[Source data]
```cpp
template <class X, int NX, int NU, bool R3ZERO>
BMPC_HD void kkt_back(const X ex, const Ctx& C, const gdouble* tz, const gdouble* r2, const gdouble* r3h,
                      gdouble* dx, gdouble* dy, gdouble* dzh, bool fin) {
  CPlan& P = *C.P;
  CLayout& L = *C.L;
  BMPC_PROF(C.ws, L, PROF_BACK);
  gdouble* ws = C.ws;
  gdouble* tr = ws + L.k_r0;
  const int ng = P.ng, nb = P.bdim, nc = P.ncones, ns = P.nsm;
  auto* b = coup_vec(ex, P.lds_rhs);
  const gdouble* eta = ws + L.eta;
  if (coup_supp_dots(P)) {
    const auto t = topo_view(P, ex);
    for (int k0 = 0; k0 < nc; k0 += 16) {
      double acc[16];
      cone_supp_gdx(ex, P, t, ws + L.gk, P.nv, dx, k0, acc);
      if (ex.lane == 0)
        for (int a = 0; a < 16 && k0 + a < nc; ++a) b[ng + nb + k0 + a] = 2.0 / (eta[k0 + a] * eta[k0 + a]) * acc[a];
    }
  } else {
    for (int k0 = 0; k0 < nc; k0 += 4) {
      const int na = nc - k0 < 4 ? nc - k0 : 4;
      double acc[4][4];
      block_dots<1>(ex, ws + L.gk + (size_t)k0 * P.nv, P.nv, na, dx, 0, 1, 0, P.oRho, P.oS, P.oJ, acc);
      if (ex.lane == 0)
        for (int a = 0; a < na; ++a) b[ng + nb + k0 + a] = 2.0 / (eta[k0 + a] * eta[k0 + a]) * acc[a][0];
    }
  }
  for (int i = ex.lane; i < ng + nb; i += ex.nlanes) b[i] = i < ng ? tz[gvar(P, i)] : r2[P.T * NX + i - ng];
  ex.sync();
  BMPC_TIC(t_lus);
  small_lu_solve(ex, coup_mem(ex, ws, L, P, P.lds_M), coup_vec(ex, P.lds_piv), b, ns);
  BMPC_TOC(C.ws, L, PROF_LUS, t_lus);
  const auto* bc = b + ng + nb;
  const gdouble* colk = ws + L.colk;
  const gdouble* colnu = ws + L.colnu;
  const int n1 = P.oRho, n2 = n1 + (P.oJ - P.oS), n3 = n2 + P.T * NX;
  auto row = [&](int t, int& i, bool& isx) {
    isx = t < n2;
    i = t < n1 ? t : t < n2 ? P.oS + (t - n1) : t - n2;
  };
  lane_batch(ex, 0, n3, [&](int t) {
    int i;
    bool isx;
    row(t, i, isx);
    const gdouble* col = isx ? colk : colnu;
    const size_t cs = isx ? (size_t)P.nv : (size_t)P.neq;
    const gdouble* src = isx ? dx : dy;
    double v = src[i];
    for (int k0 = 0; k0 < nc; k0 += 4) {
      double c4[4], b4[4];
#pragma unroll
      for (int a = 0; a < 4; ++a) {
        c4[a] = col[(size_t)(k0 + a < nc ? k0 + a : nc - 1) * cs + i];
        b4[a] = k0 + a < nc ? bc[k0 + a] : 0.0;
      }
#pragma unroll
      for (int a = 0; a < 4; ++a) v -= b4[a] * c4[a];
    }
    return v;
  }, [&](int t, double v) {
    int i;
    bool isx;
    row(t, i, isx);
    if (isx) dx[i] = v;
    else dy[i] = v;
  });
  for (int i = ex.lane; i < ng + nb; i += ex.nlanes) {
    if (i < ng) dx[gvar(P, i)] = b[i];
    else dy[P.T * NX + i - ng] = b[i];
  }
  ex.sync();
  if constexpr (R3ZERO) apply_G<X, NX, NU, 3>(ex, C, dx, dzh, r3h, tr);
  else if (fin) apply_G<X, NX, NU, 2>(ex, C, dx, dzh, r3h, tr);
  else apply_G<X, NX, NU, 1>(ex, C, dx, dzh, r3h, tr);
}

template <class X, int NX, int NU, bool R3ZERO = false>
BMPC_HD void kkt_back_pair(const X ex, const Ctx& C, const gdouble* tz1, const gdouble* r21, const gdouble* r3h1,
                           gdouble* dx1, gdouble* dy1, gdouble* dzh1, const gdouble* tz2, const gdouble* r22,
                           const gdouble* r3h2, gdouble* dx2, gdouble* dy2, gdouble* dzh2, bool fin) {
  CPlan& P = *C.P;
  CLayout& L = *C.L;
  BMPC_PROF(C.ws, L, PROF_BACK);
  gdouble* ws = C.ws;
  gdouble* tr = ws + L.k_r0;
  const int ng = P.ng, nb = P.bdim, nc = P.ncones, ns = P.nsm;
  auto* b1 = coup_vec(ex, P.lds_rhs);
  auto* b2 = coup_vec(ex, P.lds_rhs2);
  const gdouble* eta = ws + L.eta;
  if (coup_supp_dots(P)) {
    const auto t = topo_view(P, ex);
    for (int k0 = 0; k0 < nc; k0 += 16) {
      double acc1[16], acc2[16];
      cone_supp_gdx2(ex, P, t, ws + L.gk, P.nv, dx1, dx2, k0, acc1, acc2);
      if (ex.lane == 0)
        for (int a = 0; a < 16 && k0 + a < nc; ++a) {
          b1[ng + nb + k0 + a] = 2.0 / (eta[k0 + a] * eta[k0 + a]) * acc1[a];
          b2[ng + nb + k0 + a] = 2.0 / (eta[k0 + a] * eta[k0 + a]) * acc2[a];
        }
    }
  } else {
    for (int k0 = 0; k0 < nc; k0 += 4) {
      const int na = nc - k0 < 4 ? nc - k0 : 4;
      double acc[4][4];
      block_dots<2>(ex, ws + L.gk + (size_t)k0 * P.nv, P.nv, na, dx1, (size_t)(dx2 - dx1), 2, 0, P.oRho, P.oS, P.oJ,
                 acc);
      if (ex.lane == 0)
        for (int a = 0; a < na; ++a) {
          b1[ng + nb + k0 + a] = 2.0 / (eta[k0 + a] * eta[k0 + a]) * acc[a][0];
          b2[ng + nb + k0 + a] = 2.0 / (eta[k0 + a] * eta[k0 + a]) * acc[a][1];
        }
    }
  }
  for (int i = ex.lane; i < ng + nb; i += ex.nlanes) {
    b1[i] = i < ng ? tz1[gvar(P, i)] : r21[P.T * NX + i - ng];
    b2[i] = i < ng ? tz2[gvar(P, i)] : r22[P.T * NX + i - ng];
  }
  ex.sync();
  BMPC_TIC(t_lus);
  bool both = false;
#if BMPC_SUBST_REG
  if constexpr (MultiWave<X>::value) {
    if (ns <= 64) {
      decltype(b1) const bs[2] = {b1, b2};
      if (ex.lane < 64) small_lu_solve_wave<2>(ex.lane, coup_mem(ex, ws, L, P, P.lds_M), coup_vec(ex, P.lds_piv), bs, ns);
      ex.sync();
      both = true;
    }
  }
#endif
  if (!both) {
    small_lu_solve(ex, coup_mem(ex, ws, L, P, P.lds_M), coup_vec(ex, P.lds_piv), b1, ns);
    small_lu_solve(ex, coup_mem(ex, ws, L, P, P.lds_M), coup_vec(ex, P.lds_piv), b2, ns);
  }
  BMPC_TOC(C.ws, L, PROF_LUS, t_lus);
  const auto* bc1 = b1 + ng + nb;
  const auto* bc2 = b2 + ng + nb;
  const gdouble* colk = ws + L.colk;
  const gdouble* colnu = ws + L.colnu;
  const int n1 = P.oRho, n2 = n1 + (P.oJ - P.oS), n3 = n2 + P.T * NX;
  auto row = [&](int t, int& i, bool& isx) {
    isx = t < n2;
    i = t < n1 ? t : t < n2 ? P.oS + (t - n1) : t - n2;
  };
  struct V2 { double a, b; };
  lane_batch<4>(ex, 0, n3, [&](int t) {
    int i;
    bool isx;
    row(t, i, isx);
    const gdouble* col = isx ? colk : colnu;
    const size_t cs = isx ? (size_t)P.nv : (size_t)P.neq;
    const gdouble* s1 = isx ? dx1 : dy1;
    const gdouble* s2 = isx ? dx2 : dy2;
    double v1 = s1[i], v2 = s2[i];
    for (int k0 = 0; k0 < nc; k0 += 4) {
      double c4[4], p4[4], q4[4];
#pragma unroll
      for (int a = 0; a < 4; ++a) {
        c4[a] = col[(size_t)(k0 + a < nc ? k0 + a : nc - 1) * cs + i];
        p4[a] = k0 + a < nc ? bc1[k0 + a] : 0.0;
        q4[a] = k0 + a < nc ? bc2[k0 + a] : 0.0;
      }
#pragma unroll
      for (int a = 0; a < 4; ++a) v1 -= p4[a] * c4[a];
#pragma unroll
      for (int a = 0; a < 4; ++a) v2 -= q4[a] * c4[a];
    }
    return V2{v1, v2};
  }, [&](int t, V2 v) {
    int i;
    bool isx;
    row(t, i, isx);
    if (isx) dx1[i] = v.a, dx2[i] = v.b;
    else dy1[i] = v.a, dy2[i] = v.b;
  });
  for (int i = ex.lane; i < ng + nb; i += ex.nlanes) {
    if (i < ng) dx1[gvar(P, i)] = b1[i], dx2[gvar(P, i)] = b2[i];
    else dy1[P.T * NX + i - ng] = b1[i], dy2[P.T * NX + i - ng] = b2[i];
  }
  ex.sync();
  if constexpr (R3ZERO) {
    apply_G<X, NX, NU, 3>(ex, C, dx1, dzh1, r3h1, tr);
    apply_G<X, NX, NU, 3>(ex, C, dx2, dzh2, r3h2, tr);
  } else if (fin) {
    apply_G<X, NX, NU, 2>(ex, C, dx1, dzh1, r3h1, tr);
    apply_G<X, NX, NU, 2>(ex, C, dx2, dzh2, r3h2, tr);
  } else {
    apply_G<X, NX, NU, 1>(ex, C, dx1, dzh1, r3h1, tr);
    apply_G<X, NX, NU, 1>(ex, C, dx2, dzh2, r3h2, tr);
// ... 876 lines not shown
```

belief-planning_amd/csrc/bmpc_plan.cpp:

```cpp
#include <stdlib.h>
#include "bmpc_plan.h"

#include <algorithm>

#include <math.h>
#include <string.h>

#include <deque>

namespace bmpc {

namespace {

void sqrtm_sym(const double* A, int n, double* out) {
  double a[BMPC_MAX_N][BMPC_MAX_N], v[BMPC_MAX_N][BMPC_MAX_N];
  for (int i = 0; i < n; ++i)
    for (int j = 0; j < n; ++j) {
      a[i][j] = A[i * n + j];
      v[i][j] = i == j ? 1.0 : 0.0;
    }
  for (int sweep = 0; sweep < 100; ++sweep) {
    double off = 0.0;
    for (int i = 0; i < n; ++i)
      for (int j = i + 1; j < n; ++j) off += a[i][j] * a[i][j];
// ... 319 lines not shown
    const size_t r = o;
    o += (cnt + 7) & ~(size_t)7;
    return r;
  };
  const int nv = P.nv, neq = P.neq, nr = P.nrows, nc = P.ncones;
  L.uLin = take((size_t)(U + 1) * d);
  L.pprev = take((size_t)bd * m);
  L.misc = take(8 + BMPC_MAX_N);
  L.xpred = take((size_t)T * n);
  L.upred = take((size_t)U * d);
  L.sol = take(nv);
  L.xbar = take((size_t)T * n);
  L.zbar = take((size_t)T * n);
  L.ubar = take((size_t)U * d);
  L.Ad = take((size_t)U * n * n);
  L.Bd = take((size_t)U * n * d);
  L.Cd = take((size_t)U * n);
  L.dh = take((size_t)T * P.Ncol * n);
  L.h0 = take((size_t)T * P.Ncol);
  L.w = take(nbr);
  L.p = take((size_t)bd * m);
  L.dp = take((size_t)bd * m * n);
  L.boost = take(2 * (size_t)nc);
  L.xref = take(n);
  L.x = take(nv);
  L.y = take(neq);
  L.z = take(nr);
  L.s = take(nr);
  L.lam = take(nr);
  L.z1 = take(nr);
  L.z2 = take(nr);
  L.dz = take(nr);
  L.ds = take(nr);
  L.rx = take(nv);
  L.rz = take(nr);
  L.hvec = take(nr);
  L.ta = take(nv);
  L.ta2 = take(nv);
  L.ya = take(neq);
  L.ra = take(nr);
  L.rb = take(nr);
  L.rc = take(nr);
  L.bestx = take(nv);
  L.ej = take(nv);
  L.xeq = take(nv);
  L.aeq = take(neq);
  L.geq = take(nr);
  L.k_r0 = take(nr);
  L.k_nv0 = take(nv);
  L.k_e1 = take(2 * (size_t)nv);
  L.k_e2 = take(2 * (size_t)neq);
  L.k_e3 = take(nr);
  L.k_t3 = take(nr);
  L.k_t3b = take(nr);
  L.k_cx = take(2 * (size_t)nv);
  L.k_cy = take(2 * (size_t)neq);
  L.k_cz = take(2 * (size_t)nr);
  L.k_nv1 = take(nv);
  L.dl = take(P.nlp);
  L.dli = take(P.nlp);
  L.eta = take(nc);
  L.wbar = take(nr);
  L.vnt = take(nr);
  L.hx = take((size_t)T * n * n);
  L.hu = take((size_t)U * d * d);
  L.sd = take((size_t)T * P.Nc * 2);
  L.P = take((size_t)T * n * n);
  L.Kg = take((size_t)U * d * n);
  L.Luu = take((size_t)U * d * d);
  const size_t nrhs = nc > 0 ? (size_t)nc + 2 : 1;
  L.kff = take(nrhs * U * d);
  L.lvec = take(nrhs * T * n);
  L.qx0 = take(nrhs * T * n);
  if (nc > 0) {
    L.gk = take((size_t)(nc + 2) * nv);
    const size_t colk = take((size_t)(nc + 2) * nv);
    L.colk = colk;
    L.x1 = colk + (size_t)nc * nv;
    L.x2 = L.x1 + nv;
    const size_t colnu = take((size_t)(nc + 2) * neq);
    L.colnu = colnu;
    L.y1 = colnu + (size_t)nc * neq;
    L.y2 = L.y1 + neq;
    const size_t zb = take((size_t)(nc + 2) * neq);
    L.zeros = zb;
    L.bvec = zb + (size_t)nc * neq;
    L.ry = L.bvec + neq;
  } else {
    L.gk = L.colk = L.colnu = take(0);
    L.x1 = take(nv);
    L.y1 = take(neq);
    L.x2 = take(nv);
    L.y2 = take(neq);
    L.ry = take(neq);
    L.bvec = take(neq);
    L.zeros = take(neq);
  }
  L.prof = take(PROF_COUNT);
  L.coup = take((size_t)P.nsm * P.nsm + 2 * (size_t)P.nsm);
  L.ist = take(64);
  if (desc.controller != BMPC_CTRL_CVAR) {
    const int NS = n + d;
    L.qo = take((size_t)U * d * d);
    L.qq = take(nv);
    L.Pa = take((size_t)T * NS * NS);
    L.Ka = take((size_t)U * d * NS);
    L.la = take((size_t)T * NS);
  } else {
    L.qo = L.qq = L.Pa = L.Ka = L.la = 0;
  }
  L.xform = take(XF_COUNT);
  L.xlin = robust ? take((size_t)T * n) : 0;
  L.zrob = robust ? take((size_t)(T - 1) * P.Ncol * n) : 0;
  L.stride = o;
  return "";
}

}
```

Measured before the change: 76060 solves/s.

## Exploit single-owner cone gradient rows and share one zero RHS row

Adds block_dots_owned, which uses the fact that each variable is owned by at most one cone. Each lane loads one gk element instead of up to four rows when forming the coupling dot products. The per-cone zero equality RHS rows are also collapsed into one shared zero row, which shrinks the workspace and the memory read in tree_solve. The cost is extra index arithmetic per element and an assumption about cone ownership. The owned path also ignores k0/j0 offsets, so it relies on nc<=4 or on the ownership mapping being correct.

```diff
diff --git a/belief-planning_amd/csrc/bmpc_core.h b/belief-planning_amd/csrc/bmpc_core.h
--- a/belief-planning_amd/csrc/bmpc_core.h
+++ b/belief-planning_amd/csrc/bmpc_core.h
@@ -19,6 +19,16 @@
 #endif
 
 #include <math.h>
+
+#ifndef BMPC_IPM_OWNED_LOADS
+#define BMPC_IPM_OWNED_LOADS 1
+#endif
+#ifndef BMPC_OWNED_GK
+#define BMPC_OWNED_GK BMPC_IPM_OWNED_LOADS
+#endif
+#ifndef BMPC_OWNED_ZROW
+#define BMPC_OWNED_ZROW BMPC_IPM_OWNED_LOADS
+#endif
 
 namespace bmpc {
 
diff --git a/belief-planning_amd/csrc/bmpc_ipm.h b/belief-planning_amd/csrc/bmpc_ipm.h
--- a/belief-planning_amd/csrc/bmpc_ipm.h
+++ b/belief-planning_amd/csrc/bmpc_ipm.h
@@ -143,6 +143,24 @@
   return exp(-boost[k]);
 }
 
+template <int NBR, class X>
+BMPC_HD void block_dots_reduce(const X& ex, double (&acc)[4][4]) {
+  if constexpr (NBR >= 4) {
+    ex.template sum_n<16>(&acc[0][0]);
+  } else {
+    double v[4 * NBR];
+#pragma unroll
+    for (int a = 0; a < 4; ++a)
+#pragma unroll
+      for (int b = 0; b < NBR; ++b) v[a * NBR + b] = acc[a][b];
+    ex.template sum_n<4 * NBR>(v);
+#pragma unroll
+    for (int a = 0; a < 4; ++a)
+#pragma unroll
+      for (int b = 0; b < NBR; ++b) acc[a][b] = v[a * NBR + b];
+  }
+}
+
 template <int NBR0 = 4, class X>
 BMPC_HD void block_dots(const X ex, const gdouble* A, size_t astr, int na, const gdouble* B, size_t bstr, int nb,
                         int lo1, int hi1, int lo2, int hi2, double (&acc)[4][4]) {
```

--- What the exercise asks ---
Read through the entries above, and wherever a line holds the string "robust", copy it.

--- Solution ---
  L.xlin = robust ? take((size_t)T * n) : 0;
  L.zrob = robust ? take((size_t)(T - 1) * P.Ncol * n) : 0;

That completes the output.